Measurement and KPIs
Track cache hit ratio overall and by content class, origin request rate, origin bytes served, and latency for cache misses. Instrument cache fills to count the number of distinct objects requested from origin per time window. For sustainability reporting convert bytes transferred and CPU time into energy estimates using your provider or a published conversion factor when available. Keep the same baseline period and control for traffic volume to avoid attributing seasonal traffic changes to configuration changes.

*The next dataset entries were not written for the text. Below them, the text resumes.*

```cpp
int run_spec_persistent(ksg_ctx* ctx, const BatchArgs& b0, int32_t first, int32_t count, size_t cm_words, bool mw,
                        unsigned* tk, int32_t* carry_n) {
  const int N = ctx->c.N;
  constexpr int B = 64;
  std::vector<int32_t>& tab = ctx->h_btab;
  tab.clear();
  for (int off = 0, prev_nb = 0; off < count;) {
    int nb = std::min(B, count - off);
    int64_t lo = 0, hi = 0;
    size_t bytes = 0;
    for (;;) {
      lo = ctx->h_pods[first + off].blob;
      hi = lo;
      for (int k = 0; k < nb; k++) {
        const ksg_pod& q = ctx->h_pods[first + off + k];
        lo = std::min<int64_t>(lo, q.blob);
        hi = std::max<int64_t>(hi, (int64_t)q.blob + q.blob_len);
      }
      bytes = 4 * ((cm_words + (size_t)nb * (sizeof(ksg_pod) / 4) + (size_t)(hi - lo) + 3) & ~(size_t)3) +
              (size_t)kSvSlots * kSvRow * 8 + (size_t)kSvSlots * 64 * 4 + (size_t)64 * (nb + prev_nb) * 4;
      if (bytes <= kSpecLds || nb == 1) break;
      nb = std::max(1, nb / 2);
    }
    if (bytes > kSpecLds) return fail(ctx, KSG_E_UNSUPPORTED, "batch does not fit the LDS budget");
    for (int32_t v : {first + off, off, nb, (int32_t)lo, (int32_t)(hi - lo), prev_nb}) tab.push_back(v);
    prev_nb = nb;
    off += nb;
  }
  const int nbatch = (int)(tab.size() / 6);
  int rc;
  if (tab.size() > ctx->btab_cap) {
    if (ctx->d_btab) {
      auto it = std::find(ctx->allocs.begin(), ctx->allocs.end(), (void*)ctx->d_btab);
      if (it != ctx->allocs.end()) ctx->allocs.erase(it);
      HIPC(ctx, hipStreamSynchronize(ctx->stream));
      (void)hipFree(ctx->d_btab);
      ctx->d_btab = nullptr;
    }
    if ((rc = dalloc(ctx, &ctx->d_btab, tab.size()))) return rc;
    ctx->btab_cap = tab.size();
  }
  if (!ctx->h_p2done) {
    HIPC(ctx, hipHostMalloc((void**)&ctx->h_p2done, 64, hipHostMallocMapped | hipHostMallocCoherent));
    void* dp = nullptr;
    HIPC(ctx, hipHostGetDevicePointer(&dp, ctx->h_p2done, 0));
    ctx->d_p2done = static_cast<unsigned*>(dp);
  }
  hipStream_t s1 = ctx->stream2, s2 = ctx->stream;
  if ((rc = state_copy(ctx, true))) return rc;
  ctx->last_persist = true;
  HIPC(ctx, hipMemcpyAsync(ctx->d_btab, tab.data(), sizeof(int32_t) * tab.size(), hipMemcpyHostToDevice, s2));
  if (ctx->inject_timeout & 16) {
    ctx->inject_timeout &= ~16;
    HIPC(ctx, hipMemsetAsync(tk + 2, 0x01, 1, s2));
  }
  volatile unsigned* done = ctx->h_p2done;
  *done = 0;
  std::atomic_thread_fence(std::memory_order_seq_cst);
  SpecRun r{};
  r.btab = ctx->d_btab;
  r.nbatch = nbatch;
  for (int q = 0; q < 2; q++) {
    r.rec[q] = ctx->d_prec[q];
    r.img[q] = ctx->d_pimg[q];
    r.rect[q] = ctx->d_prect[q];
    r.imgt[q] = ctx->d_pimgt[q];
    r.pmax[q] = ctx->d_ppmax[q];
    r.p1[q] = ctx->d_pp1[q];
    r.top[q] = ctx->d_ptop[q];
  }
  r.carry = ctx->d_carry;
  r.carry_n = carry_n;
  r.done = ctx->d_p2done;
  BatchArgs base = b0;
  base.tk_arrive = tk;
  base.tk_done = tk + 1;
  base.tk_timeout = tk + 2;
  base.walk_err = tk + 3;
  base.inject_walk_err = ctx->inject_walk_err;
  base.tk_sc = 1;
  base.stat = nullptr;
  base.xcd_grid = 1;
  const void* run_kern = mw ? (const void*)ksg_batch_phase2v_run<64 * kSvWaves, true>
                            : (const void*)ksg_batch_phase2v_run<64 * kSvWaves, false>;
  if ((rc = func_lds_attr(ctx, run_kern, kSpecLds))) return rc;
  void* kargs[] = {&base, &r};
  HIPC(ctx, hipLaunchKernel(run_kern, dim3(1), dim3(64 * kSvWaves), kargs, kSpecLds, s2));
  const auto t0 = std::chrono::steady_clock::now();
  for (int bi = 0; bi < nbatch; bi++) {
    if (bi >= 2) {
      for (unsigned spins = 0; *done < (unsigned)(bi - 1); spins++) {
        __builtin_ia32_pause();
        if ((spins & 4095) == 4095) {
          const hipError_t e = hipStreamQuery(s2);
          if (e != hipErrorNotReady && *done < (unsigned)(bi - 1)) {
            if (e != hipSuccess) return fail(ctx, KSG_E_DEVICE, std::string("spec walk: ") + hipGetErrorString(e));
            bi = nbatch;
            break;
          }
          if (std::chrono::duration<double>(std::chrono::steady_clock::now() - t0).count() > 120.0)
            return fail(ctx, KSG_E_DEVICE, "spec walk: no progress for 120 s");
        }
      }
// ... 46 lines not shown
    }
    if ((rc = dalloc(ctx, &ctx->d_carry, (size_t)2 * KSG_BATCH_MAX + 6))) return rc;
  }
  if (!ctx->stream2) {
    int least = 0, greatest = 0;
    HIPC(ctx, hipDeviceGetStreamPriorityRange(&least, &greatest));
    HIPC(ctx, hipStreamCreateWithPriority(&ctx->stream2, hipStreamNonBlocking, greatest));
    for (int q = 0; q < 2; q++) {
      HIPC(ctx, hipEventCreateWithFlags(&ctx->ev_tk[q], hipEventDisableTiming));
      HIPC(ctx, hipEventCreateWithFlags(&ctx->ev_p2[q], hipEventDisableTiming));
    }
  }
  int32_t* carry_n = ctx->d_carry + 2 * KSG_BATCH_MAX;
  unsigned* tk = reinterpret_cast<unsigned*>(carry_n + 2);
  ctx->pipe_tk = tk;
  HIPC(ctx, hipMemsetAsync(carry_n, 0, 6 * sizeof(int32_t), ctx->stream));
  const bool window = ctx->pipe_window != 0;
  const bool overlap = window && !ctx->timing && ctx->pipe_overlap;
  const int slot_rm = ctx->c.R <= 4 ? 4 : KSG_MAX_RES;
  bool n32 = false, mw = false;
  if (ctx->batch_mode >= 4 && (rc = decide_n32(ctx, first, count, &n32))) return rc;
  if (ctx->batch_mode == 6 && window && !n32 && spec_candidate(ctx) && (rc = decide_mw(ctx, first, count, &mw)))
    return rc;
  const bool specw = ctx->batch_mode == 6 && window && (n32 || mw) && spec_candidate(ctx);
  ctx->last_spec = specw;
  ctx->last_mw = specw && mw;
  const void* spec_kern = mw ? (const void*)ksg_batch_phase2v<64 * kSvWaves, true>
                             : (const void*)ksg_batch_phase2v<64 * kSvWaves, false>;
  if (specw && !ctx->d_prect[0]) {
    for (int q = 0; q < 2; q++) {
      if ((rc = dalloc(ctx, &ctx->d_prect[q], (size_t)64 * N))) return rc;
      if ((rc = dalloc(ctx, &ctx->d_pimgt[q], (size_t)64 * N))) return rc;
    }
  }
  if (specw && (rc = func_lds_attr(ctx, spec_kern, kSpecLds))) return rc;
  const int B = specw || window ? 64 : ctx->slot_block;
  const int slots = window ? 2 * B : B;
  const int sblock = slots <= 64 ? 64 : 128;
  const void* kern = slot_kernels()[slot_kernel_index(n32, slot_rm, sblock)];
  const int block = sblock;
  const size_t kLdsBudget = specw ? kSpecLds : 120 * 1024;
  const size_t slot_bytes = 8 * (size_t)(2 * slot_rm + 10);
  if ((rc = set_phase2_attrs(ctx, 120 * 1024))) return rc;
  BatchArgs b{};
  b.c = ctx->c;
  b.st = ctx->st;
  b.pods = ctx->d_pods;
  b.prog = ctx->d_prog;
  b.prof = d_prof;
  b.placements = d_pl;
  b.results = d_res;
  const size_t cm_words = (size_t)((((N + 31) / 32) + 3) & ~3);
#ifdef KSG_STAMPS
  if (!ctx->d_stamps) {
    if ((rc = dalloc(ctx, &ctx->d_stamps, 16))) return rc;
    HIPC(ctx, hipMemsetAsync(ctx->d_stamps, 0, 128, ctx->stream));
  }
  b.stamps = ctx->d_stamps;
#endif
  hipStream_t s1 = overlap ? ctx->stream2 : ctx->stream, s2 = ctx->stream;
  (void)hipGetLastError();
  treset(ctx);
  HIPC(ctx, hipEventRecord(ctx->ev0, s2));
  if (overlap) HIPC(ctx, hipStreamWaitEvent(s1, ctx->ev0, 0));
  if ((rc = tmark(ctx))) return rc;
  if (specw && overlap && ctx->spec_persist)
    return run_spec_persistent(ctx, b, first, count, cm_words, mw, tk, carry_n);
  int prev_nb = 0;
  for (int off = 0, bi = 0; off < count; bi++) {
    const int par = bi & 1;
    int nb = std::min(B, count - off);
    int64_t lo = 0, hi = 0;
    size_t bytes = 0;
    for (;;) {
      lo = ctx->h_pods[first + off].blob;
      hi = lo;
      for (int k = 0; k < nb; k++) {
        const ksg_pod& q = ctx->h_pods[first + off + k];
        lo = std::min<int64_t>(lo, q.blob);
        hi = std::max<int64_t>(hi, (int64_t)q.blob + q.blob_len);
      }
      if (specw)
        bytes = 4 * ((cm_words + (size_t)nb * (sizeof(ksg_pod) / 4) + (size_t)(hi - lo) + 3) & ~(size_t)3) +
                (size_t)kSvSlots * kSvRow * 8 + (size_t)kSvSlots * 64 * 4 + (size_t)64 * (nb + prev_nb) * 4;
      else
        bytes = 4 * ((cm_words + (size_t)nb * (sizeof(ksg_pod) / 4) + (size_t)(hi - lo) + 3) & ~(size_t)3) +
                (size_t)sblock * slot_bytes;
      if (bytes <= kLdsBudget || nb == 1) break;
      nb = std::max(1, nb / 2);
    }
    if (bytes > kLdsBudget) return fail(ctx, KSG_E_UNSUPPORTED, "batch does not fit the LDS budget");
    b.b0 = first + off;
    b.out0 = off;
    b.nb = nb;
    b.prog_lo = (int32_t)lo;
    b.prog_len = (int32_t)(hi - lo);
    b.rec = ctx->d_prec[par];
    b.img = ctx->d_pimg[par];
    b.stat = n32 && !specw ? ctx->d_pstat[par] : nullptr;
    b.rect = specw ? ctx->d_prect[par] : nullptr;
    b.imgt = specw ? ctx->d_pimgt[par] : nullptr;
    b.xcd_grid = specw ? 1 : 0;
    b.pmax = ctx->d_ppmax[par];
    b.p1 = ctx->d_pp1[par];
    b.top = ctx->d_ptop[par];
    b.k_extra = window ? prev_nb : 0;
    b.carry = window ? ctx->d_carry + (par ^ 1) * KSG_BATCH_MAX : nullptr;
    b.carry_n = window ? carry_n + (par ^ 1) : nullptr;
    b.carry_out = window ? ctx->d_carry + par * KSG_BATCH_MAX : nullptr;
    b.carry_out_n = window ? carry_n + par : nullptr;
    const double units = (double)nb * N;
    const bool tk_flag = overlap;
    b.tk_arrive = tk_flag ? tk : nullptr;
    b.tk_done = tk_flag ? tk + 1 : nullptr;
    b.tk_timeout = tk_flag ? tk + 2 : nullptr;
    b.walk_err = tk + 3;
    b.inject_walk_err = ctx->inject_walk_err;
    b.tk_seq = (unsigned)bi + 1;
    BatchArgs bt = b;
    bt.tk_sc = specw && tk_flag ? 1 : 0;
    b.tk_sc = bt.tk_sc;
    if (overlap && bi >= 2) HIPC(ctx, hipStreamWaitEvent(s1, ctx->ev_p2[par], 0));
    if (specw)
      hipLaunchKernelGGL(ksg_batch_phase1, dim3(((((N + 255) / 256) + 7) & ~7) * nb), dim3(256), 0, s1, b);
    else
      hipLaunchKernelGGL(ksg_batch_phase1, dim3((N + 255) / 256, nb), dim3(256), 0, s1, b);
    if ((rc = tlaunched(ctx, KSG_K_BATCH_PHASE1, units))) return rc;
    hipLaunchKernelGGL(ksg_batch_topk<1024>, dim3(nb), dim3(1024), 0, s1, bt);
    if ((rc = tlaunched(ctx, KSG_K_BATCH_TOPK, units))) return rc;
    if (specw) {
      hipLaunchKernelGGL(reinterpret_cast<void (*)(BatchArgs)>(const_cast<void*>(spec_kern)), dim3(1),
                         dim3(64 * kSvWaves), kSpecLds, s2, b);
      if ((rc = tlaunched(ctx, KSG_K_BATCH_PHASE2V, 0.5 * nb * (nb + 1)))) return rc;
    } else {
      hipLaunchKernelGGL(reinterpret_cast<void (*)(BatchArgs)>(const_cast<void*>(kern)), dim3(1), dim3(block), bytes, s2, b);
      if ((rc = tlaunched(ctx, KSG_K_BATCH_PHASE2S, 0.5 * nb * (nb + 1)))) return rc;
    }
    if (overlap) HIPC(ctx, hipEventRecord(ctx->ev_p2[par], s2));
    prev_nb = nb;
    off += nb;
  }
  HIPC(ctx, hipGetLastError());
  HIPC(ctx, hipEventRecord(ctx->ev1, s2));
  return KSG_OK;
}

bool sweep_eligible(ksg_ctx* ctx, const ksg_profile* profiles, int R, int first, int count) {
  if (ctx->c.T > 255) return false;
  if (range_has_ports(ctx, first, count)) return false;
  for (int r = 0; r < R; r++) {
    const ksg_profile& prof = profiles[r];
    if (needs_topo(ctx, prof, first, count)) return false;
    int64_t wsum = 0;
    for (int pl : {KSG_PL_NODE_RESOURCES_FIT, KSG_PL_BALANCED_ALLOCATION, KSG_PL_IMAGE_LOCALITY})
      if ((prof.score_mask >> pl) & 1u) {
        if (prof.weight[pl] < 0) return false;
        wsum += prof.weight[pl];
      }
    if (wsum * 100 >= (1ll << 31)) return false;
  }
  for (int i = first; i < first + count; i++)
    if (ctx->h_na_pref_sum[i] > 0xffff || ctx->h_na_pref_sum[i] < 0) return false;
  return true;
}

template <int BLOCK, bool MULTI>
hipError_t launch_one(const void* f, const SweepArgs& s, int grid, hipStream_t st) {
// ... 2819 lines not shown
```

### kube-scheduler-simulator_amd/csrc/ksched_phase2v.h

```cpp

constexpr int kSvWaves = 12;
constexpr int kSvSlots = 2 * 64;
constexpr int kSvRow = SlotLayout<4>::STRIDE;
constexpr int kSvTotalBits = 27;
constexpr int kSvOwner = 2048;

__device__ __forceinline__ bool sv_changed(const uint32_t* cm, int n) { return ((cm[n >> 5] >> (n & 31)) & 1u) != 0; }

__device__ __forceinline__ uint32_t sv_word(int32_t total, bool live, bool p1f, bool ft, bool fa) {
  return ((uint32_t)total & ((1u << kSvTotalBits) - 1)) | (live ? 1u << 27 : 0u) | (p1f ? 1u << 28 : 0u) |
         (ft ? 1u << 29 : 0u) | (fa ? 1u << 30 : 0u) | (1u << 31);
}

struct SvItem {
  int32_t node, slot, v;
  int32_t src;
  int32_t t;
};

template <int BLOCK, bool MW = false>
__device__ __forceinline__ void spec_walk_batch(const BatchArgs& a) {
  using SL = SlotLayout<4>;
  constexpr int NW = BLOCK / 64;
  constexpr int SW = SL::W;
  static_assert(BLOCK == 64 * kSvWaves && SW == 16, "spec walk layout");
  extern __shared__ __attribute__((aligned(16))) int32_t s_dyn[];
  __shared__ ksg_profile s_prof;
  __shared__ __attribute__((aligned(16))) TcU s_u[64];
  __shared__ ksg_result s_res[64];
  __shared__ int32_t s_clist[kSvSlots];
  __shared__ int32_t s_lastv[kSvSlots];
  __shared__ int32_t s_vt[kSvSlots];
  __shared__ int32_t s_dec[64];
  __shared__ uint64_t s_bu[64];
  __shared__ uint64_t s_best[64];
  __shared__ uint32_t s_cnt[64];
  __shared__ uint8_t s_snap[64 * 64];
  __shared__ uint8_t s_mstep[64];
  __shared__ uint8_t s_dptr[64];
  __shared__ uint32_t s_owner[kSvOwner];
  __shared__ SvItem s_item[64 + 1];
  __shared__ int32_t s_ctl[8];
  __shared__ P1Stats s_p1[64];

  const int tid = threadIdx.x, lane = tid & 63, wv = tid >> 6;
  const DevCluster& c = a.c;
  const int N = c.N, R = c.R;
  const int nb = a.nb;
  const int cm_words = (((N + 31) / 32) + 3) & ~3;
  constexpr int POD_WORDS = sizeof(ksg_pod) / 4;
  const int KT = nb + a.k_extra;
  uint32_t* s_cmask = reinterpret_cast<uint32_t*>(s_dyn);
  ksg_pod* s_pods = reinterpret_cast<ksg_pod*>(s_dyn + cm_words);
  int32_t* s_prog = s_dyn + cm_words + nb * POD_WORDS;
  int64_t* s_vrow = reinterpret_cast<int64_t*>(s_dyn + ((cm_words + nb * POD_WORDS + a.prog_len + 3) & ~3));
  uint32_t* s_col = reinterpret_cast<uint32_t*>(s_vrow + (size_t)kSvSlots * kSvRow);
  int32_t* s_top = reinterpret_cast<int32_t*>(s_col + (size_t)kSvSlots * 64);
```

Debugging and safety checks
If cache hit ratio drops after a change first check whether the cache key has been over fragmented. Examine sample request logs to see which headers or query parameters vary. If freshness complaints appear, verify the TTL and any stale while revalidate settings and inspect conditional validation headers from origin to CDN. For origin spikes confirm whether shielding is functioning and whether the shield POP is close enough to the origin to avoid introducing new cross region fetches.
Illustrative example
Consider a sample page type that previously caused many origin fetches because the cache key included an ephemeral query parameter. After whitelisting only the path and a single pagination parameter the cache hit ratio for that page type rose significantly and origin requests for that endpoint fell. As an example calculation for planning purposes imagine an endpoint that previously triggered 1000 origin fetches per hour with an average response size of 400 kilobytes. If changes raise cache hit rate so that only 200 requests per hour go to origin the hourly origin bytes drop from 400 megabytes to 80 megabytes. Use these arithmetic steps to estimate reduced bandwidth and to prioritize changes that return the largest reduction per engineering hour invested.
Operational checklist before any change
Ensure owners for each content class have signed off. Export recent request logs for comparison. Prepare rollback steps and automated alerts for sharp increases in origin load or error rates. Choose a staging domain or a subset of POPs for the initial rollout. Document the expected effect on cache hit ratio and the KPI thresholds that will trigger an automatic rollback.
Lessons learned
Conservative defaults and a content class driven approach make changes safer. Simplifying cache keys often yields the largest wins with the least risk. Origin shielding is powerful but should be applied selectively. Measurement is non negotiable. Changes that cannot be validated with clear before and after figures should be paused until proper instrumentation exists.
The approach used here gives teams a repeatable, low friction way to reduce origin work and network transfer while protecting correctness and user experience.